[Collected data entries]
======

struct LnGemmArgs {
    int mode, M, N, tb, ldb, ldc, epi;
    const float *x, *r, *gamma, *beta, *rstd_in;
    float *y_out, *xhat_out, *rstd_out, *partial;
    const float *B, *bias;
    float* C;
    const float* aux;
    float* aux_out;
};
template <int MODE, int NT = 512>
__global__ __launch_bounds__(NT) void dpn_sgemm_ln_kernel(LnGemmArgs a) {
    constexpr int BK = 256;
    constexpr int NW = NT / 64;
    constexpr int TPR = NT / 32, CW = 256 / TPR;
    __shared__ float As[BK][33];
    __shared__ float Bs[BK][33];
    const int t = threadIdx.x, lane = t & 63, wave = t >> 6, i = lane & 31, h = lane >> 5;
    const int m0 = blockIdx.y * 32, n0 = blockIdx.x * 32;
    const bool keep = blockIdx.x == 0;
    constexpr int NLB = BK * 32 / NT;
    float rb[NLB];
#pragma unroll
    for (int q = 0; q < NLB; ++q) {
        const int e = t + NT * q;
        const int kk = a.tb ? (e & 255) : (e >> 5), nn = a.tb ? (e >> 8) : (e & 31);
        const int gn = n0 + nn;
        rb[q] = (gn < a.N) ? (a.tb ? a.B[(int64_t)gn * a.ldb + kk] : a.B[(int64_t)kk * a.ldb + gn]) : 0.f;
    }
    const int m = t / TPR, c0 = (t % TPR) * CW, gm = m0 + m;
    const bool ok = gm < a.M;
    float v[CW], w[MODE == 2 ? CW : 1], gam[CW];
#pragma unroll
    for (int j = 0; j < CW / 4; ++j) {
        const float4 x4 = ok ? *reinterpret_cast<const float4*>(a.x + (int64_t)gm * 256 + c0 + 4 * j) : make_float4(0.f, 0.f, 0.f, 0.f);
        const float4 g4 = *reinterpret_cast<const float4*>(a.gamma + c0 + 4 * j);
        v[4 * j] = x4.x; v[4 * j + 1] = x4.y; v[4 * j + 2] = x4.z; v[4 * j + 3] = x4.w;
        gam[4 * j] = g4.x; gam[4 * j + 1] = g4.y; gam[4 * j + 2] = g4.z; gam[4 * j + 3] = g4.w;
        if (MODE == 1) {
            if (ok && a.r) {
                const float4 r4 = *reinterpret_cast<const float4*>(a.r + (int64_t)gm * 256 + c0 + 4 * j);
                v[4 * j] += r4.x; v[4 * j + 1] += r4.y; v[4 * j + 2] += r4.z; v[4 * j + 3] += r4.w;
            }
        } else {
            const float4 r4 = ok ? *reinterpret_cast<const float4*>(a.r + (int64_t)gm * 256 + c0 + 4 * j) : make_float4(0.f, 0.f, 0.f, 0.f);
            w[4 * j] = r4.x; w[4 * j + 1] = r4.y; w[4 * j + 2] = r4.z; w[4 * j + 3] = r4.w;
        }
    }
    auto row_sum = [&](float s_) __attribute__((always_inline)) {
        s_ += __shfl_xor(s_, 1); s_ += __shfl_xor(s_, 2); s_ += __shfl_xor(s_, 4);
        if constexpr (TPR == 16) s_ += __shfl_xor(s_, 8);
        return s_;
    };
    if (MODE == 2 && keep) {
#pragma unroll
        for (int j = 0; j < CW; ++j) { As[c0 + j][m] = v[j]; Bs[c0 + j][m] = w[j]; }
        __syncthreads();
        if (t < 256) {
            float dg = 0.f, db = 0.f;
#pragma unroll 8
            for (int q = 0; q < 32; ++q) { dg = fmaf(As[t][q], Bs[t][q], dg); db += As[t][q]; }
            a.partial[(int64_t)blockIdx.y * 512 + t] = dg;
            a.partial[(int64_t)blockIdx.y * 512 + 256 + t] = db;
        }
        __syncthreads();
    }
    if (MODE == 1) {
        float s_ = 0.f;
#pragma unroll
        for (int j = 0; j < CW; ++j) s_ += v[j];
        const float mean = row_sum(s_) * (1.f / 256.f);
        float q_ = 0.f;
#pragma unroll
        for (int j = 0; j < CW; ++j) { const float d = v[j] - mean; q_ = fmaf(d, d, q_); }
        const float rstd = 1.0f / sqrtf(row_sum(q_) * (1.f / 256.f) + 1e-5f);
        if (keep && ok && (t % TPR) == 0) a.rstd_out[gm] = rstd;
#pragma unroll
        for (int j = 0; j < CW / 4; ++j) {
            const float4 b4 = *reinterpret_cast<const float4*>(a.beta + c0 + 4 * j);
            const float bb[4] = {b4.x, b4.y, b4.z, b4.w};
            float xh[4], yy[4];
#pragma unroll
            for (int e = 0; e < 4; ++e) { xh[e] = (v[4 * j + e] - mean) * rstd; yy[e] = fmaf(xh[e], gam[4 * j + e], bb[e]); v[4 * j + e] = yy[e]; }
            if (keep && ok) {
                *reinterpret_cast<float4*>(a.xhat_out + (int64_t)gm * 256 + c0 + 4 * j) = make_float4(xh[0], xh[1], xh[2], xh[3]);
                *reinterpret_cast<float4*>(a.y_out + (int64_t)gm * 256 + c0 + 4 * j) = make_float4(yy[0], yy[1], yy[2], yy[3]);
            }
        }
    } else {
        float s1 = 0.f, s2 = 0.f;
#pragma unroll
        for (int j = 0; j < CW; ++j) { const float tk = v[j] * gam[j]; s1 += tk; s2 = fmaf(tk, w[j], s2); }
        const float m1 = row_sum(s1) * (1.f / 256.f), m2 = row_sum(s2) * (1.f / 256.f);
        const float rs_ = ok ? a.rstd_in[gm] : 0.f;
#pragma unroll
        for (int j = 0; j < CW / 4; ++j) {
#pragma unroll
            for (int e = 0; e < 4; ++e) v[4 * j + e] = rs_ * (v[4 * j + e] * gam[4 * j + e] - m1 - w[4 * j + e] * m2);
            if (keep && ok) *reinterpret_cast<float4*>(a.y_out + (int64_t)gm * 256 + c0 + 4 * j) = make_float4(v[4 * j], v[4 * j + 1], v[4 * j + 2], v[4 * j + 3]);
        }
    }
#pragma unroll
    for (int j = 0; j < CW; ++j) As[c0 + j][m] = v[j];
#pragma unroll
    for (int q = 0; q < NLB; ++q) {
        const int e = t + NT * q;
        Bs[a.tb ? (e & 255) : (e >> 5)][a.tb ? (e >> 8) : (e & 31)] = rb[q];
    }
    __syncthreads();
    f32x16 acc = (f32x16)0.f;
#pragma unroll 8
    for (int u = 0; u < BK / (2 * NW); ++u) {
        const int kk = wave * (BK / NW) + 2 * u + h;
        acc = mfma_f32(As[kk][i], Bs[kk][i], acc);
    }
    __syncthreads();
    float (*partt)[32 * 33] = reinterpret_cast<float (*)[32 * 33]>(&As[0][0]);
#pragma unroll
    for (int r = 0; r < 16; ++r) partt[wave][drow32(r, h) * 33 + i] = acc[r];
    __syncthreads();
#pragma unroll
    for (int e = t; e < 1024; e += NT) {
        const int r = e >> 5, c = e & 31, o = r * 33 + c;
        if (m0 + r < a.M && n0 + c < a.N) {
            float vv = partt[0][o];
#pragma unroll
            for (int w_ = 1; w_ < NW; ++w_) vv += partt[w_][o];
            vv += a.bias ? a.bias[n0 + c] : 0.f;
            const int64_t idx = (int64_t)(m0 + r) * a.ldc + n0 + c;
            if (a.epi == DPN_EPI_GELU) { if (a.aux_out) a.aux_out[idx] = vv; vv = gelu_exact(vv); }
            else if (a.epi == DPN_EPI_MUL_GELU_GRAD) vv *= gelu_exact_grad(a.aux[idx]);
            else if (a.epi == DPN_EPI_ADD) vv += a.aux[idx];
            a.C[idx] = vv;
        }
    }
}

======

Write out exactly the lines starting with the one that holds "float vv = partt[0][o];" and running through the last line above.

> [Written response]
            float vv = partt[0][o];
#pragma unroll
            for (int w_ = 1; w_ < NW; ++w_) vv += partt[w_][o];
            vv += a.bias ? a.bias[n0 + c] : 0.f;
            const int64_t idx = (int64_t)(m0 + r) * a.ldc + n0 + c;
            if (a.epi == DPN_EPI_GELU) { if (a.aux_out) a.aux_out[idx] = vv; vv = gelu_exact(vv); }
            else if (a.epi == DPN_EPI_MUL_GELU_GRAD) vv *= gelu_exact_grad(a.aux[idx]);
            else if (a.epi == DPN_EPI_ADD) vv += a.aux[idx];
            a.C[idx] = vv;
        }
    }
}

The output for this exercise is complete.